2. It’s a financial risk to bring diesel to the Northeast.
The Northeast has increasingly relied on diesel from the Gulf region. Much of that diesel travels to the Northeast through the famous and much-adored Colonial Pipeline. You may remember the 5,500-mile pipeline from last year, when a ransomware attack shuttered it for nearly a week!
It takes 18 days for oil to travel on the Colonial Pipeline from its source in Houston to New York City (or, more specifically, Linden, New Jersey), Kloza said.
That’s a long enough time to prioritize Colonial pipelines financially risky for traders — or, as Kloza said, “incredibly dangerous” — thanks to a concept called “backwardation.”
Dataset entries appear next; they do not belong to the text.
# AliBahri94/GM3D

Measured on AMD Instinct MI355X. Metric: point-clouds/sec pretrain step (N=1024,G=64), higher is better.
Workload: dtype bf16

## Files before the change

gm3d_amd/_capi.py:

```python
import ctypes
import os

_HERE = os.path.dirname(os.path.abspath(__file__))
LIB_PATH = os.environ.get("GM3D_HIP_LIB") or os.path.join(_HERE, "lib", "libgm3d_hip.so")

GM3D_OK, GM3D_EINVAL, GM3D_EUNSUPPORTED, GM3D_ELAUNCH = 0, -1, -2, -3
GM3D_F32, GM3D_BF16 = 0, 1

_vp, _i, _f = ctypes.c_void_p, ctypes.c_int, ctypes.c_float

SIGNATURES = {
    "gm3d_abi_version": [],
    "gm3d_strerror": [_i],
    "gm3d_fps": [_vp, _i, _i, _i, _vp, _vp, _vp],
    "gm3d_gather_points": [_vp, _vp, _i, _i, _i, _i, _vp, _vp],
    "gm3d_gather_points_grad": [_vp, _vp, _i, _i, _i, _i, _vp, _vp],
    "gm3d_knn": [_vp, _vp, _i, _i, _i, _i, _vp, _vp, _vp],
    "gm3d_knn_group": [_vp, _vp, _i, _i, _i, _i, _vp, _vp, _vp, _vp],
    "gm3d_chamfer_fwd": [_vp, _vp, _i, _i, _i, _vp, _vp, _vp, _vp, _vp],
    "gm3d_chamfer_bwd": [_vp, _vp, _vp, _vp, _vp, _vp, _i, _i, _i, _vp, _vp, _vp],
    "gm3d_patch_chamfer_loss_fwd": [_vp, ctypes.c_longlong, _vp, _vp, ctypes.c_longlong, _i, _i, _i, _vp, _vp, _vp, _vp, _i, _vp],
    "gm3d_patch_chamfer_loss_bwd": [_vp, ctypes.c_longlong, _vp, _vp, ctypes.c_longlong, _vp, _vp, _vp, _i, _i, _i, _vp, _i, _vp],
    "gm3d_attention_fwd": [_vp, _vp, _vp, _i, _i, _i, _f, _i, _vp],
    "gm3d_attention_qkv_fwd": [_vp, _vp, _vp, _vp, _vp, _i, _i, _i, _i, _f, _i, _vp],
    "gm3d_attention_bwd": [_vp, _vp, _vp, _vp, _vp, _i, _i, _i, _f, _i, _vp],
    "gm3d_ln_plain_partial_rows": [_i],
    "gm3d_ln_plain_fwd": [_vp, _vp, _vp, _f, _vp, _vp, _vp, _i, _i, _i, _vp],
    "gm3d_ln_plain_bwd": [_vp, _vp, _vp, _vp, _vp, _vp, _vp, _i, _i, _i, _vp],
    "gm3d_residual_ln_fwd": [_vp, _vp, _vp, _vp, _i, _vp, _vp, _vp, _f, _vp, _vp, _vp, _vp, _i, _i, _i, _vp],
    "gm3d_residual_ln_bwd": [_vp, _vp, _vp, _vp, _vp, _vp, _vp, _i, _vp, _vp, _vp, _vp, _vp, _i, _i, _i, _vp],
    "gm3d_ln_partial_rows": [_i],
    "gm3d_colsum_finish": [_vp, _i, _i, _i, _vp, _i, _vp],
    "gm3d_colsum_finish_batched": [_vp, _i, ctypes.c_longlong, _i, _i, _i, _vp, _i, _vp],
    "gm3d_bias_gelu_fwd": [_vp, _vp, _vp, _i, _i, _i, _vp],
    "gm3d_bias_gelu_bwd": [_vp, _vp, _vp, _vp, _vp, _i, _i, _i, _vp],
    "gm3d_gelu_partial_rows": [_i],
    "gm3d_embed_partial_rows": [_i, _i, _i],
    "gm3d_moments3": [_vp, _i, _vp, _vp],
    "gm3d_pn_layer1_fwd": [_vp, _vp, _vp, _vp, _i, _i, _i, _vp],
    "gm3d_group_max_fwd": [_vp, _vp, _vp, _vp, _i, _i, _i, _i, _vp],
    "gm3d_group_max_bwd": [_vp, _vp, _vp, _i, _i, _i, _i, _vp],
    "gm3d_bn_bcast_stats": [_vp, _vp, _i, _i, _i, _vp, _i, _vp],
    "gm3d_bn_bcast_apply_relu": [_vp, _vp, _vp, _vp, _vp, _i, _i, _i, _f, _i, _vp],
    "gm3d_bn_bcast_bwd_stats": [_vp, _vp, _vp, _vp, _vp, _vp, _vp, _i, _i, _i, _vp, _f, _i, _vp],
    "gm3d_bn_bcast_bwd_apply": [_vp, _vp, _vp, _vp, _vp, _vp, _vp, _vp, _vp, _vp, _vp, _i, _i, _i, _f, _i, _vp],
    "gm3d_head_fold": [_vp, _vp, _i, _i, _vp, _vp, _vp, _i, _vp],
    "gm3d_head_rowdot": [_vp, _vp, _vp, _i, _i, _vp, _i, _vp],
    "gm3d_head_fold_bwd": [_vp, _vp, _i, _i, _i, _vp, _vp, _vp],
    "gm3d_head_outer": [_vp, _vp, _i, _i, _vp, _i, _vp],
    "gm3d_scale_translate": [_vp, _vp, _f, _f, _f, _i, _i, _vp],
    "gm3d_group_select_maps": [_vp, _i, _i, _i, _i, _vp, _vp, _vp],
    "gm3d_bn_bcast_apply_relu_sel": [_vp, _vp, _vp, _vp, _vp, _vp, _i, _i, _i, _f, _i, _vp],
    "gm3d_bn_bcast_bwd_stats_sel": [_vp, _vp, _vp, _vp, _vp, _vp, _vp, _vp, _i, _i, _i, _vp, _f, _i, _vp],
    "gm3d_bn_bcast_bwd_apply_sel": [_vp, _vp, _vp, _vp, _vp, _vp, _vp, _vp, _vp, _vp, _vp, _vp, _i, _i, _i, _f, _i, _vp],
    "gm3d_lin3_gelu_fwd": [_vp, _vp, _vp, _vp, _i, _i, _i, _vp],
    "gm3d_lin3_gelu_bwd": [_vp, _vp, _vp, _vp, _i, _i, _vp, _i, _vp],
    "gm3d_lin3_finish": [_vp, _i, _i, _vp, _vp, _vp],
    "gm3d_rank_loss": [_vp, _vp, _i, _i, _vp, _vp, _vp],
    "gm3d_rank_loss_tail": [_vp, _i, _vp, _i, _i, _vp, _vp, _vp, _vp, _vp],
    "gm3d_rank_loss_tail_bwd": [_vp, _vp, _vp, _i, _i, _i, _vp, _vp],
    "gm3d_ema_counters": [_vp, _vp, _i, _f, _f, _vp],
    "gm3d_drop_path_scales": [_vp, _vp, _i, _i, _vp, _vp],
    "gm3d_pad_cols": [_vp, ctypes.c_longlong, _i, _i, _vp, _i, _i, _vp],
    "gm3d_patch_chamfer_loss_bwd_full": [_vp, ctypes.c_longlong, _vp, _vp, ctypes.c_longlong, _vp, _vp, _vp, _i, _i, _i, _i, _vp, _i, _vp],
    "gm3d_mask_select_b": [_vp, _vp, _i, _i, _i, _i, _vp, _vp, _vp, _vp, _i, _vp],
    "gm3d_pn1_bwd_finalize": [_vp, _vp, _vp, _vp, _vp, _vp, _vp, _vp, _i, _vp],
    "gm3d_gemm_tn_bf16": [_vp, _vp, _vp, _vp, _i, _i, _i, _i, _i, _i, _vp],
    "gm3d_gemm_tn_bf16_gelu": [_vp, _vp, _vp, _vp, _vp, _i, _i, _i, _i, _i, _i, _i, _vp],
    "gm3d_gemm_tn_bf16_pool": [_vp, _vp, _vp, _vp, _vp, _vp, _i, _i, _i, _i, _i, _i, _i, _i, _vp],
    "gm3d_gemm_tn_bf16_gelu_bwd": [_vp, _vp, _vp, _vp, _vp, _vp, _i, _i, _i, _i, _i, _i, _i, _vp],
    "gm3d_gemm_tn_bf16_res": [_vp, _vp, _vp, _vp, _vp, _i, _vp, _vp, _vp, _vp, _i, _i, _i, _i, _i, _i, _vp],
    "gm3d_gemm_tn_bf16_lna": [_vp, _vp, _vp, _vp, _f, _vp, _vp, _vp, _vp, _vp, _vp, _vp, _i, _i, _i, _i, _i, _i, _i, _vp],
    "gm3d_gemm_tile_rows": [_i],
    "gm3d_gemm_tn_bf16_ring": [_vp, _vp, _vp, _vp, _i, _i, _i, _i, _i, _i, _i, _vp],
    "gm3d_gemm_tn_bf16_ws": [_vp, _vp, _vp, _vp, _i, _i, _i, _i, _i, _i, _vp],
    "gm3d_gemm_tn_bf16_ws_pool": [_vp, _vp, _vp, _vp, _vp, _vp, _i, _i, _i, _i, _i, _i, _i, _i, _vp],
    "gm3d_gemm_ws_supported": [_i, _i, _i],
    "gm3d_gemm_tn_bf16_ws_poolg": [_vp, _vp, _vp, _vp, _vp, _vp, _i, _i, _i, _i, _i, _i, _i, _i, _i, _vp],
# ... 104 lines not shown
```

Backwardation refers to the market condition in which the spot price of a commodity like diesel is higher than its futures price. It’s only gotten stronger over time in the diesel market, Kloza said. So, a company could send off a shipment of diesel and find that it dropped by $1 per gallon in the time the diesel traveled from the Gulf Coast to New York — er, New Jersey. That could mean hundreds of thousands or more in lost profits, so traders often avoid such a fate.
“We’re not in an era where there are any U.S. refiners or big U.S. oil companies who would ‘take one for the team’ and bring cargo in where it’s needed,” Kloza said.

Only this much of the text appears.